Start of Block

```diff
+int chain_steps_bwd(const int* ids, int i0, int cnt, void* const* acts, void* const* grads,
+                    const float* const* params, float* records, size_t step_floats, int nb, int np, int h, int w,
+                    int dtype, int mode, int n_geom, hipStream_t s) {
+  if (cnt < 2 || cnt > kChainFuseMax || cnt > i0 + 1) return fail(EXPO_E_BADARG, "chain_steps_bwd: step count");
+  int acc_floats = 0;
+  for (int k = 0; k < cnt; ++k) {
+    if (!chain_steps_bwd_fusable(ids[i0 - k], dtype, mode) || !grads[i0 - k])
+      return fail(EXPO_E_BADARG, "chain_steps_bwd: not a step of the run table with a dx");
+    acc_floats += chain_steps_bwd_acc_floats(ids[i0 - k]);
+  }
+  if (acc_floats > kChainBwdAccFloatsMax) return fail(EXPO_E_BADARG, "chain_steps_bwd: accumulators of the run");
+#define EXPO_GO(NS)                                                                                                   \
+  case NS:                                                                                                            \
+    return dtype == EXPO_F16                                                                                          \
+               ? chain_steps_bwd_t<half_t, NS>(ids, i0, acts, grads, params, records, step_floats, nb, np, h, w, mode, \
+                                               n_geom, s)                                                             \
+               : chain_steps_bwd_t<float, NS>(ids, i0, acts, grads, params, records, step_floats, nb, np, h, w, mode,  \
+                                              n_geom, s);
+  switch (cnt) {
+    EXPO_GO(2) EXPO_GO(3) EXPO_GO(4) EXPO_GO(5) EXPO_GO(6) EXPO_GO(7) EXPO_GO(8)
+  }
+#undef EXPO_GO
+  static_assert(kChainFuseMax == 8, "one instantiation per run length");
+  return fail(EXPO_E_BADARG, "chain_steps_bwd: step count");
+}
+
+}
diff --git a/exposure_amd/csrc/exposure_hip.hip b/exposure_amd/csrc/exposure_hip.hip
--- a/exposure_amd/csrc/exposure_hip.hip
+++ b/exposure_amd/csrc/exposure_hip.hip
@@ -1714,6 +1714,13 @@
   return k < kChainFuseMax ? k : kChainFuseMax;
 }
 
+static int chain_fuse_bwd_steps(const ChainPlan& plan) {
+  static const int forced = env_int("EXPO_CHAIN_FUSE_BWD_STEPS", 0);
+  if (plan.snake) return 1;
+  const int k = forced > 0 ? forced : kChainFuseMax;
+  return k < kChainFuseMax ? k : kChainFuseMax;
+}
+
 extern "C" {
 
 int expo_version(void) { return EXPO_ABI_VERSION; }
@@ -2045,11 +2052,32 @@
     if (int rc = chain_fork(fj, s)) return rc;
   }
   int rc = EXPO_OK;
+  int fuse = chain_steps_vec_path(acts, steps - 1, h, w, dtype) ? chain_fuse_bwd_steps(plan) : 1;
+  for (int i = 0; i <= steps && fuse > 1; ++i)
+    if ((reinterpret_cast<uintptr_t>(grads[i]) & 3) != 0) fuse = 1;
+  auto run_from = [&](int i) {
+    int cnt = 0, acc_floats = 0;
+    while (cnt < fuse && i - cnt >= 0) {
+      const int id = filter_ids[i - cnt];
+      if (!chain_steps_bwd_fusable(id, dtype, hsv_grad_mode) || !grads[i - cnt]) break;
+      acc_floats += chain_steps_bwd_acc_floats(id);
+      if (acc_floats > kChainBwdAccFloatsMax) break;
+      ++cnt;
+    }
+    return cnt > 1 ? cnt : 1;
+  };
   for (size_t c = 0; c < plan.chunks.size() && !rc; ++c) {
     const ChainChunk& ck = plan.chunks[c];
     hipStream_t sp = ck.lane ? fj->helper : s;
     const size_t ioff = size_t(ck.nb) * h * w * 3 * esz;
-    for (int i = steps - 1; i >= 0 && !rc; --i) {
+    int cnt = 1;
+    for (int i = steps - 1; i >= 0 && !rc; i -= cnt) {
+      cnt = fuse > 1 ? run_from(i) : 1;
+      if (cnt > 1) {
+        rc = chain_steps_bwd(filter_ids, i, cnt, acts, grads, params, records, step_floats, ck.nb, ck.np, h, w, dtype,
+                             hsv_grad_mode, n, sp);
+        continue;
+      }
       const int rev = plan.snake ? ((i + 1) & 1) : 0;
       const int bx = geom_bx(bwd_geom_kind(filter_ids[i]), n, h, w, dtype);
       float* rec = records + size_t(i) * step_floats + size_t(ck.nb) * bx * kWsSlots;
diff --git a/exposure_amd/csrc/host_common.h b/exposure_amd/csrc/host_common.h
--- a/exposure_amd/csrc/host_common.h
+++ b/exposure_amd/csrc/host_common.h
@@ -99,6 +99,12 @@
 bool chain_steps_vec_path(void* const* acts, int steps, int h, int w, int dtype);
 int chain_steps_fwd(const int* ids, int cnt, void* const* acts, const float* const* params, int nb, int np, int h,
                     int w, int dtype, int n_geom, hipStream_t s);
+constexpr int kChainBwdAccFloatsMax = 48;
+int chain_steps_bwd_acc_floats(int id);
+bool chain_steps_bwd_fusable(int id, int dtype, int mode);
+int chain_steps_bwd(const int* ids, int i0, int cnt, void* const* acts, void* const* grads,
+                    const float* const* params, float* records, size_t step_floats, int nb, int np, int h, int w,
+                    int dtype, int mode, int n_geom, hipStream_t s);
 
 inline int check_common(int n, int h, int w, int dtype) {
   if (n < 0 || h < 1 || w < 1) return fail(EXPO_E_BADARG, "n >= 0, h >= 1, w >= 1 required");
```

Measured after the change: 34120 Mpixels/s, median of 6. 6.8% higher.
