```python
class ConvParams(ctypes.Structure):
    _fields_ = [
        ("x", _vp), ("n", _c_int), ("h", _c_int), ("w", _c_int), ("cin", _c_int), ("xcs", _c_int),
        ("in_mode", _c_int), ("pad_mode", _c_int), ("pre_act", _c_int), ("pre_alpha", _c_float),
        ("in_scale", _vp), ("in_scale_ns", _c_int),
        ("kh", _c_int), ("kw", _c_int), ("sh", _c_int), ("sw", _c_int), ("ph", _c_int), ("pw", _c_int),
        ("dh", _c_int), ("dw", _c_int),
        ("wt", _vp), ("kpad", _c_int), ("npad", _c_int), ("cout", _c_int), ("b_kn", _c_int), ("ldb", _c_int),
        ("y", _vp), ("oh", _c_int), ("ow", _c_int), ("ycs", _c_int),
# ... 24 lines not shown
    "s2v_conv2d": (_c_int, [ctypes.POINTER(ConvParams), _vp]),
    "s2v_conv2d_ws_bytes": (_c_size, [ctypes.POINTER(ConvParams)]),
    "s2v_conv2d_plan": (_c_int, [ctypes.POINTER(ConvParams), ctypes.POINTER(_c_int)]),
    "s2v_conv2d_group": (_c_int, [ctypes.POINTER(ConvParams), _c_int, _vp]),
    "s2v_conv2d_group_ws_bytes": (_c_size, [ctypes.POINTER(ConvParams), _c_int]),
    "s2v_conv2d_group_plan": (_c_int, [ctypes.POINTER(ConvParams), _c_int, ctypes.POINTER(_c_int)]),
    "s2v_tune": (_c_int, [_c_int, _c_ll, ctypes.POINTER(_c_ll)]),
    "s2v_layernorm2d": (_c_int, [_vp, _c_int, _c_int, _c_int, _c_int, _c_int, _vp, _vp, _c_float, _c_int, _c_float,
                                 _c_int, _vp, _c_int, _vp, _c_int, _vp, _c_size, _vp]),
    "s2v_layernorm2d_ws_bytes": (_c_size, [_c_int, _c_int, _c_int, _c_int]),
    "s2v_instnorm_adain": (_c_int, [_vp, _c_int, _c_int, _c_int, _c_int, _c_int, _vp, _vp, _c_int, _c_float, _c_int,
                                    _c_float, _vp, _c_int, _vp, _c_int, _vp, _c_size, _vp]),
    "s2v_instnorm_adain_pad": (_c_int, [_vp, _c_int, _c_int, _c_int, _c_int, _c_int, _vp, _vp, _c_int, _c_float,
                                        _c_int, _c_float, _vp, _c_int, _vp, _c_int, _vp, _c_int, _vp, _c_size, _vp]),
    "s2v_instnorm_ws_bytes": (_c_size, [_c_int, _c_int, _c_int, _c_int]),
    "s2v_adain_params": (_c_int, [_vp, _c_int, _c_int, _c_int, _vp, _vp, _vp, _c_int, _vp, _c_int, _vp]),
    "s2v_modconv_demod": (_c_int, [_vp, _c_int, _c_int, _c_int, _vp, _c_int, _c_float, _c_float, _vp, _c_int, _vp]),
    "s2v_modconv_demod_rows": (_c_int, [_vp, _c_int, _c_int, _vp, _c_int, _vp, _c_float, _c_float, _vp, _c_int,
                                        _vp]),
    "s2v_torgb_up2": (_c_int, [_vp, _c_int, _c_int, _c_int, _c_int, _c_int, _vp, _c_int, _vp, _c_int, _vp, _vp,
                               _c_int, _vp, _c_int, _vp]),
    "s2v_torgb_up2_win": (_c_int, [_vp, _c_int, _c_int, _c_int, _c_int, _c_int, _vp, _c_int, _vp, _c_int, _vp, _vp,
                                   _c_int, _vp, _c_int, _vp, _vp]),
    "s2v_resize": (_c_int, [_vp, _c_int, _c_int, _c_int, _c_int, _c_ll, _c_ll, _c_ll, _c_ll, _vp, _c_int, _c_int,
                            _c_ll, _c_ll, _c_ll, _c_ll, _c_float, _c_float, _c_int, _vp]),
    "s2v_row_pack": (_c_int, [_vp, _c_int, _c_int, _c_int, _c_int, _c_int, _c_int, _c_int, _vp, _c_int, _vp]),
    "s2v_pad_reflect": (_c_int, [_vp, _c_int, _c_int, _c_int, _c_int, _c_int, _c_int, _c_int, _c_int, _c_int, _vp,
                                 _c_int, _vp]),
    "s2v_row_layernorm": (_c_int, [_vp, _c_int, _c_int, _c_int, _vp, _vp, _c_float, _vp, _c_int, _vp]),
    "s2v_attention": (_c_int, [_vp, _vp, _vp, _c_int, _c_int, _c_int, _c_int, _c_int, _c_int, _c_int, _c_ll, _c_ll,
                               _c_ll, _c_float, _vp, _c_int, _c_ll, _vp]),
    "s2v_flow_warp": (_c_int, [_vp, _c_int, _c_int, _c_int, _c_int, _vp, _c_int, _c_int, _c_int, _c_ll, _c_ll,
                               _c_ll, _c_ll, _vp, _c_int, _vp]),
    "s2v_flow_warp_cat": (_c_int, [_vp, _c_int, _c_int, _c_int, _c_int, _vp, _c_int, _c_int, _c_int, _c_ll, _c_ll,
                                   _c_ll, _c_ll, _vp, _c_int, _vp]),
    "s2v_melspectrogram": (_c_int, [_vp, _c_ll, _vp, _c_int, _vp, _c_ll, _vp]),
    "s2v_mel_chunks": (_c_int, [_vp, _c_ll, _vp, _c_int, _c_int, _vp, _vp]),
    "s2v_fused_bias_act": (_c_int, [_vp, _vp, _vp, _vp, _c_ll, _c_int, _c_ll, _c_int, _c_int, _c_float, _c_float,
                                    _vp]),
    "s2v_upfirdn2d": (_c_int, [_vp, _c_int, _c_int, _c_int, _c_int, _vp, _c_int, _c_int, _c_int, _c_int, _c_int,
                               _c_int, _c_int, _c_int, _c_int, _c_int, _vp, _c_int, _c_int, _vp]),
    "s2v_fused_bias_act_dt": (_c_int, [_c_int, _vp, _vp, _vp, _vp, _c_ll, _c_int, _c_ll, _c_int, _c_int,
                                       ctypes.c_double, ctypes.c_double, _vp]),
    "s2v_upfirdn2d_dt": (_c_int, [_c_int, _vp, _c_int, _c_int, _c_int, _c_int, _vp, _c_int, _c_int, _c_int, _c_int,
                                  _c_int, _c_int, _c_int, _c_int, _c_int, _c_int, _vp, _c_int, _c_int, _vp]),
    "s2v_fir2d": (_c_int, [_vp, _c_int, _c_int, _c_int, _c_int, _c_int, _vp, _c_int, _c_int, _c_int, _c_int, _c_int,
# ... 132 lines not shown
```

### speech-to-video-mpp_amd/csrc/torch_launch.cpp

```cpp
#include <ATen/ATen.h>
#include <ATen/hip/HIPContext.h>
#include <c10/core/DeviceGuard.h>
#include <torch/library.h>

#include <vector>

#include "../../include/s2v.h"

namespace {

using at::Tensor;
using OptT = c10::optional<Tensor>;

void *stream() { return (void *)at::hip::getCurrentHIPStream().stream(); }

void check(int rc, const char *what) { TORCH_CHECK(rc == 0, what, " failed (", rc, "): ", s2v_last_error()); }

bool has(const OptT &t) { return t && t->defined(); }

void same_dev(const Tensor &t, const at::Device &dev, const char *what) {
    TORCH_CHECK(t.is_cuda(), what, ": expected a HIP device tensor (the s2v ops have no CPU kernel)");
    TORCH_CHECK(t.device() == dev, what, ": on ", t.device(), ", the op's inputs are on ", dev);
}

// ... 674 lines not shown
    } else {
        for (int64_t v : window) TORCH_CHECK(v >= 0 && v < (1 << 30), "torgb window: bad value ", v);
        win.fh = (int)window[0]; win.fw = (int)window[1]; win.oy = (int)window[2]; win.ox = (int)window[3];
        win.sy = (int)window[4]; win.sx = (int)window[5];
    }
    float *yp = nullptr;
    int ycs = 0;
    if (crop.empty()) {
        const NV yv = nhwc(y, dev, "torgb y");
        TORCH_CHECK(yv.n == xv.n && yv.h == xv.h && yv.w == xv.w && yv.c == 4, "torgb: y [N, H, W, 4] view expected");
        yp = yv.p; ycs = yv.cs;
    } else {
        f32(y, dev, "torgb y");
        TORCH_CHECK(crop[0] >= 0 && crop[1] >= 0 && 2 * crop[0] < xv.h && 2 * crop[1] < xv.w, "torgb crop: bad (cy, cx)");
        win.nchw = 1; win.cy = (int)crop[0]; win.cx = (int)crop[1];
        TORCH_CHECK(y.dim() == 4 && y.is_contiguous() && y.size(0) == xv.n && y.size(1) == 3 &&
                        y.size(2) == xv.h - 2 * win.cy && y.size(3) == xv.w - 2 * win.cx,
                    "torgb: contiguous NCHW y [N, 3, H - 2 cy, W - 2 cx] expected, got ", y.sizes());
        yp = y.data_ptr<float>();
    }
    check(s2v_torgb_up2_win(xv.p, xv.n, xv.h, xv.w, xv.c, xv.cs, wt.data_ptr<float>(), (int)wt.size(1),
                            s.data_ptr<float>(), s_ns, bp, kv.p, kv.cs, yp, ycs, &win, stream()),
          "s2v_torgb_up2");
}

void flow_warp_(const Tensor &flow, const Tensor &src, const Tensor &y) {
    const c10::DeviceGuard guard(flow.device());
    const at::Device dev = flow.device();
    const NV fv = nhwc(flow, dev, "flow_warp flow"), yv = nhwc(y, dev, "flow_warp y");
    f32(src, dev, "flow_warp src");
    TORCH_CHECK(src.dim() == 4 && src.size(0) == fv.n && fv.c >= 2, "flow_warp: src [N, C, H, W], flow >= 2 channels");
    TORCH_CHECK(yv.n == fv.n && yv.h == src.size(2) && yv.w == src.size(3) && yv.c == src.size(1), "flow_warp: y shape");
    check(s2v_flow_warp(fv.p, fv.n, fv.h, fv.w, fv.cs, src.data_ptr<float>(), (int)src.size(1), (int)src.size(2),
                        (int)src.size(3), src.stride(0), src.stride(1), src.stride(2), src.stride(3), yv.p, yv.cs,
                        stream()),
          "s2v_flow_warp");
}
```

End of Block

• Aim of the exercise:
Show every line of the material that includes the string "using".

• Solution:
using at::Tensor;
using OptT = c10::optional<Tensor>;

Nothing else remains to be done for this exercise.